In the records below, count every line that includes the word "rkeys". Provide the total alone.

Stored items
----
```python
class HfReduceResult(ct.Structure):
    _fields_ = [
        ("sum", ct.c_double),
        ("count", ct.c_int64),
        ("mn", ct.c_double),
        ("mx", ct.c_double),
        ("isum", ct.c_int64),
        ("imn", ct.c_int64),
        ("imx", ct.c_int64),
# ... 83 lines not shown
            "hf_groupby_hash_compact": (ct.c_int, [ct.c_size_t, ct.c_size_t,
                                                   ct.c_size_t, ct.c_size_t,
                                                   ct.c_int, ct.c_int64,
                                                   ct.POINTER(ct.c_void_p),
                                                   ct.POINTER(ct.c_void_p),
                                                   ct.POINTER(ct.c_void_p),
                                                   ct.POINTER(ct.c_int64)]),
            "hf_groupby_sorted": (ct.c_int, [ct.c_void_p,
                                             ct.POINTER(ct.c_void_p),
                                             ct.c_int, ct.c_int, ct.c_int,
                                             ct.POINTER(ct.c_void_p),
                                             ct.POINTER(ct.c_void_p),
                                             ct.POINTER(ct.c_void_p),
                                             ct.POINTER(ct.c_int64)]),
            "hf_search_sorted": (ct.c_int, [ct.c_void_p, ct.c_void_p,
                                            ct.POINTER(ct.c_void_p)]),
            "hf_ordered_i64": (ct.c_int, [ct.c_void_p, ct.c_int,
                                          ct.POINTER(ct.c_void_p)]),
            "hf_cumsum": (ct.c_int, [ct.c_void_p, ct.c_int,
                                     ct.POINTER(ct.c_void_p)]),
            "hf_seg_cumsum": (ct.c_int, [ct.c_void_p, ct.c_void_p, ct.c_int,
                                         ct.POINTER(ct.c_void_p)]),
            "hf_ewm_mean": (ct.c_int, [ct.c_void_p, ct.c_void_p, ct.c_double,
                                       ct.c_int, ct.c_int, ct.c_int64,
                                       ct.POINTER(ct.c_void_p)]),
            "hf_scatter": (ct.c_int, [ct.c_void_p, ct.c_void_p,
                                      ct.POINTER(ct.c_void_p)]),
            "hf_cross_idx": (ct.c_int, [ct.c_int64, ct.c_int64,
                                        ct.POINTER(ct.c_void_p),
                                        ct.POINTER(ct.c_void_p)]),
            "hf_shuffle_dest": (ct.c_int, [ct.c_void_p,
                                           ct.POINTER(ct.c_int64), ct.c_int,
                                           ct.POINTER(ct.c_void_p)]),
            "hf_memcpy_dd": (ct.c_int, [ct.c_size_t, ct.c_size_t,
                                        ct.c_int64]),
            "hf_sort_perm": (ct.c_int, [ct.c_void_p, ct.c_int,
                                        ct.POINTER(ct.c_void_p)]),
            "hf_fixup_empty": (ct.c_int, [ct.c_void_p, ct.c_void_p,
                                          ct.POINTER(ct.c_void_p)]),
            "hf_groupby_compact": (ct.c_int, [ct.c_size_t, ct.c_size_t, ct.c_size_t,
                                              ct.c_int, ct.c_int64, ct.c_int64,
                                              ct.POINTER(ct.c_void_p),
                                              ct.POINTER(ct.c_void_p),
                                              ct.POINTER(ct.c_void_p),
                                              ct.POINTER(ct.c_int64)]),
            "hf_groupby_reduce": (ct.c_int, [ct.c_void_p,
                                             ct.POINTER(ct.c_void_p),
                                             ct.c_int, ct.c_int, ct.c_int,
                                             ct.c_int64, ct.c_int64,
                                             ct.POINTER(ct.c_void_p),
                                             ct.POINTER(ct.c_void_p),
                                             ct.POINTER(ct.c_void_p),
                                             ct.POINTER(ct.c_int64)]),
            "hf_col_concat": (ct.c_int, [ct.POINTER(ct.c_void_p), ct.c_int,
                                         ct.POINTER(ct.c_void_p)]),
            "hf_col_slice": (ct.c_int, [ct.c_void_p, ct.c_int64, ct.c_int64,
                                        ct.POINTER(ct.c_void_p)]),
            "hf_join_build": (ct.c_int, [ct.c_void_p, ct.POINTER(ct.c_void_p),
                                         ct.c_int, ct.c_int64, ct.c_int64,
                                         ct.POINTER(ct.c_void_p)]),
            "hf_join_free": (ct.c_int, [ct.c_void_p]),
            "hf_join_probe": (ct.c_int, [ct.c_void_p, ct.c_void_p,
                                         ct.POINTER(ct.c_void_p),
                                         ct.POINTER(ct.c_void_p),
                                         ct.POINTER(ct.c_void_p),
                                         ct.POINTER(ct.c_int64)]),
            "hf_gather": (ct.c_int, [ct.c_void_p, ct.c_void_p,
                                     ct.POINTER(ct.c_void_p)]),
            "hf_compare_scalar": (ct.c_int, [ct.c_int, ct.c_void_p,
                                             ct.c_double,
                                             ct.POINTER(ct.c_void_p)]),
            "hf_filter_plan": (ct.c_int, [ct.c_void_p, ct.POINTER(ct.c_void_p),
                                          ct.POINTER(ct.c_int64)]),
            "hf_filter_apply": (ct.c_int, [ct.c_void_p, ct.c_void_p,
                                           ct.POINTER(ct.c_void_p)]),
            "hf_filter_iota": (ct.c_int, [ct.c_void_p, ct.c_int64,
                                          ct.POINTER(ct.c_void_p)]),
            "hf_filter_plan_free": (ct.c_int, [ct.c_void_p]),
            "hf_profiling": (ct.c_int, [ct.c_int]),
            "hf_kernel_stats": (ct.c_int, [ct.c_char_p, ct.POINTER(ct.c_int64),
                                           ct.POINTER(ct.c_double)]),
            "hf_kernel_stats_reset": (ct.c_int, []),
        }
        for name, (res, args) in sig.items():
            fn = getattr(dll, name)
            fn.restype = res
            fn.argtypes = args
        _dll = dll
        return dll


def exported_symbols():
    return [
        "hf_init", "hf_shutdown", "hf_device_count", "hf_last_error", "hf_sync",
        "hf_put", "hf_get", "hf_col_alloc", "hf_col_free", "hf_col_len",
        "hf_col_dtype", "hf_col_dptr", "hf_alloc_raw", "hf_free_raw",
        "hf_memset_raw", "hf_dev_live", "hf_map_scalar", "hf_map_scalar_i64",
        "hf_binary",
        "hf_reduce", "hf_groupby_accum", "hf_group_moments",
        "hf_groupby_compact", "hf_groupby_reduce", "hf_fill_f64",
        "hf_fixup_empty", "hf_sort_perm", "hf_fill_i64",
        "hf_fill_randint", "hf_fill_randf64", "hf_fill_randcdf",
        "hf_groupby_hash_accum", "hf_groupby_hash_compact",
        "hf_groupby_sorted", "hf_shuffle_dest", "hf_memcpy_dd",
        "hf_search_sorted", "hf_ordered_i64", "hf_cumsum", "hf_seg_cumsum",
        "hf_ewm_mean", "hf_scatter", "hf_cross_idx",
        "hf_col_concat", "hf_col_slice", "hf_join_build", "hf_join_free", "hf_join_probe",
        "hf_gather", "hf_compare_scalar", "hf_filter_plan", "hf_filter_apply",
        "hf_filter_iota", "hf_filter_plan_free", "hf_profiling",
        "hf_kernel_stats", "hf_kernel_stats_reset",
    ]


def _check(rc: int, what: str) -> None:
    if rc != 0:
        msg = load().hf_last_error().decode() if _dll else "?"
        raise HfError(f"{what} failed (rc={rc}): {msg}")


def ensure_ready(gpu: int | None = None) -> None:
    global _inited_gpu
    dll = load()
    if gpu is None:
        gpu = int(os.environ.get("MODIN_AMD_GPU", "0"))
    with _lock:
        if _inited_gpu == gpu:
            return
        _check(dll.hf_init(gpu), "hf_init")
        _inited_gpu = gpu


def is_ready() -> bool:
    return _inited_gpu is not None


def shutdown() -> None:
    global _inited_gpu
    if _dll is not None and _inited_gpu is not None:
        _dll.hf_shutdown()
    _inited_gpu = None


def device_count() -> int:
    dll = load()
    n = ct.c_int(0)
    dll.hf_device_count(ct.byref(n))
    return n.value


class ColumnRef:

    __slots__ = ("handle", "length", "dtype_code", "_reduce_cache")

# ... 260 lines not shown
    ensure_ready()
    out = ct.c_void_p()
    _check(load().hf_fixup_empty(val.handle, cnt.handle, ct.byref(out)),
           "hf_fixup_empty")
    return _wrap(out, val.length, HF_FLOAT64)


def groupby_compact(sums: int, rowcnt: int, counts: int, nvals: int,
                    key_min: int, n_slots: int):
    ensure_ready()
    out_keys = ct.c_void_p()
    out_sums = (ct.c_void_p * max(nvals, 1))()
    out_counts = (ct.c_void_p * max(nvals, 1))()
    n_groups = ct.c_int64(0)
    _check(load().hf_groupby_compact(sums, rowcnt, counts, nvals, key_min,
                                     n_slots, ct.byref(out_keys), out_sums,
                                     out_counts if counts else None,
                                     ct.byref(n_groups)), "hf_groupby_compact")
    n = n_groups.value
    kcol = _wrap(out_keys, n, HF_INT64)
    scols = [_wrap(ct.c_void_p(out_sums[c]), n, HF_FLOAT64) for c in range(nvals)]
    ccols = ([_wrap(ct.c_void_p(out_counts[c]), n, HF_INT64) for c in range(nvals)]
             if counts else None)
    return kcol, scols, ccols, n


def is_native_col(col) -> bool:
    return (_dll is not None and _inited_gpu is not None
            and isinstance(col, ColumnRef))


def groupby_reduce(keys: ColumnRef, vals: list, agg_op: int,
                   want_counts: bool, key_min: int, n_slots: int):
    ensure_ready()
    nvals = len(vals)
    arr = (ct.c_void_p * max(nvals, 1))(*[v.handle for v in vals])
    out_keys = ct.c_void_p()
    out_sums = (ct.c_void_p * max(nvals, 1))()
    out_counts = (ct.c_void_p * max(nvals, 1))()
    n_groups = ct.c_int64(0)
    _check(load().hf_groupby_reduce(keys.handle, arr, nvals, agg_op,
                                    1 if want_counts else 0, key_min, n_slots,
                                    ct.byref(out_keys), out_sums,
                                    out_counts if want_counts else None,
                                    ct.byref(n_groups)), "hf_groupby_reduce")
    n = n_groups.value
    kcol = _wrap(out_keys, n, HF_INT64)
    scols = [_wrap(ct.c_void_p(out_sums[c]), n, HF_FLOAT64) for c in range(nvals)]
    ccols = ([_wrap(ct.c_void_p(out_counts[c]), n, HF_INT64)
              for c in range(nvals)] if want_counts else None)
    return kcol, scols, ccols, n


def col_slice(col: ColumnRef, start: int, length: int) -> ColumnRef:
    ensure_ready()
    out = ct.c_void_p()
    _check(load().hf_col_slice(col.handle, start, length, ct.byref(out)),
           "hf_col_slice")
    return _wrap(out, length, col.dtype_code)


def concat(cols: list) -> ColumnRef:
    ensure_ready()
    arr = (ct.c_void_p * len(cols))(*[c.handle for c in cols])
    out = ct.c_void_p()
    _check(load().hf_col_concat(arr, len(cols), ct.byref(out)), "hf_col_concat")
    return _wrap(out, sum(c.length for c in cols), cols[0].dtype_code)


class JoinRef:

    __slots__ = ("handle", "nr", "rdtypes")

    def __init__(self, handle, nr, rdtypes):
        self.handle = handle
        self.nr = nr
        self.rdtypes = rdtypes

    def __del__(self):
        try:
            if _dll is not None and _inited_gpu is not None and self.handle:
                _dll.hf_join_free(self.handle)
        except Exception:
            pass


def join_build(rkeys: ColumnRef, rvals: list, key_min: int,
               n_slots: int) -> JoinRef:
    ensure_ready()
    arr = (ct.c_void_p * max(len(rvals), 1))(*[v.handle for v in rvals])
    out = ct.c_void_p()
    _check(load().hf_join_build(rkeys.handle, arr, len(rvals), key_min,
                                n_slots, ct.byref(out)), "hf_join_build")
    return JoinRef(out, len(rvals), [v.dtype_code for v in rvals])


def join_probe(j: JoinRef, lkeys: ColumnRef):
    ensure_ready()
    out_keys = ct.c_void_p()
    out_lidx = ct.c_void_p()
    out_r = (ct.c_void_p * max(j.nr, 1))()
    n_out = ct.c_int64(0)
    _check(load().hf_join_probe(j.handle, lkeys.handle, ct.byref(out_keys),
                                ct.byref(out_lidx), out_r, ct.byref(n_out)),
           "hf_join_probe")
    n = n_out.value
# ... 178 lines not shown
```

modin_amd/csrc/hipframe.hip:

```cpp

#include <hip/hip_runtime.h>
#include <algorithm>
#include <cstdint>
#include <cstdio>
#include <cstring>
#include <cstdlib>
#include <memory>
#include <string>
#include <type_traits>
#include <unordered_map>
#include <utility>
#include <vector>

#include "../../include/hipframe.h"


struct GbKeyCache {
  std::vector<int64_t> hist;
  int64_t hist_kmin = 0;
  int64_t hist_nb = 0;
  int64_t hist_nslots = 0;
  void*   d_k32 = nullptr;
  int64_t k32_min = 0;
  void*   d_curinit = nullptr;
// ... 86 lines not shown
    float ms = 0.f;
    hipEventElapsedTime(&ms, p.a, p.b);
    auto& s = g.stats[p.name];
    s.first += 1;
    s.second += ms;
    hipEventDestroy(p.a);
    hipEventDestroy(p.b);
  }
  g.pending.clear();
  return HF_OK;
}

template <typename F>
int timed_launch(const char* name, F&& launch) {
  if (!g.profiling) {
    launch();
    hipError_t e = hipGetLastError();
    if (e != hipSuccess) return set_hip_err(name, e);
    return HF_OK;
  }
  TimedPair p;
  p.name = name;
  HF_HIP(name, hipEventCreate(&p.a));
  HF_HIP(name, hipEventCreate(&p.b));
  HF_HIP(name, hipEventRecord(p.a, g.stream));
  launch();
  hipError_t e = hipGetLastError();
  if (e != hipSuccess) return set_hip_err(name, e);
  HF_HIP(name, hipEventRecord(p.b, g.stream));
  g.pending.push_back(p);
  if (g.pending.size() > 4096) return resolve_stats(name);
  return HF_OK;
}

template <int V>
using int_tag = std::integral_constant<int, V>;
template <typename F>
int with_bool(bool b, F&& f) {
  return b ? f(std::true_type{}) : f(std::false_type{});
}
template <typename F>
int with_aop(int agg_op, F&& f) {
  return agg_op == HF_AGG_SUM   ? f(int_tag<HF_AGG_SUM>{})
         : agg_op == HF_AGG_MIN ? f(int_tag<HF_AGG_MIN>{})
                                : f(int_tag<HF_AGG_MAX>{});
}
template <int MAX, int N = 0, typename F>
int with_nvals(int nv, F&& f) {
  if (nv == N) return f(int_tag<N>{});
  if constexpr (N < MAX)
    return with_nvals<MAX, N + 1>(nv, std::forward<F>(f));
  else
    return set_err(HF_ERR_ARG, "with_nvals", "column count out of range");
}
template <typename F>
int with_scan_op(int agg_op, F&& f) {
  return agg_op == HF_AGG_PROD ? f(int_tag<HF_AGG_PROD>{})
                               : with_aop(agg_op, std::forward<F>(f));
}
template <typename F>
int with_dtype(int dtype, F&& f) {
  return dtype == HF_FLOAT64 ? f(double{}) : f(int64_t{});
}

constexpr int BLOCK = 256;
constexpr int64_t GRID_CAP = 4096;

int64_t grid_for(int64_t work_items) {
  int64_t b = (work_items + BLOCK - 1) / BLOCK;
  if (b < 1) b = 1;
  return b < GRID_CAP ? b : GRID_CAP;
}

}


namespace {
inline bool sync_alloc() {
  static int v = -1;
  if (v < 0) v = getenv("HF_SYNC_ALLOC") ? 1 : 0;
  return v == 1;
}
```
----
TASK ANSWER> 2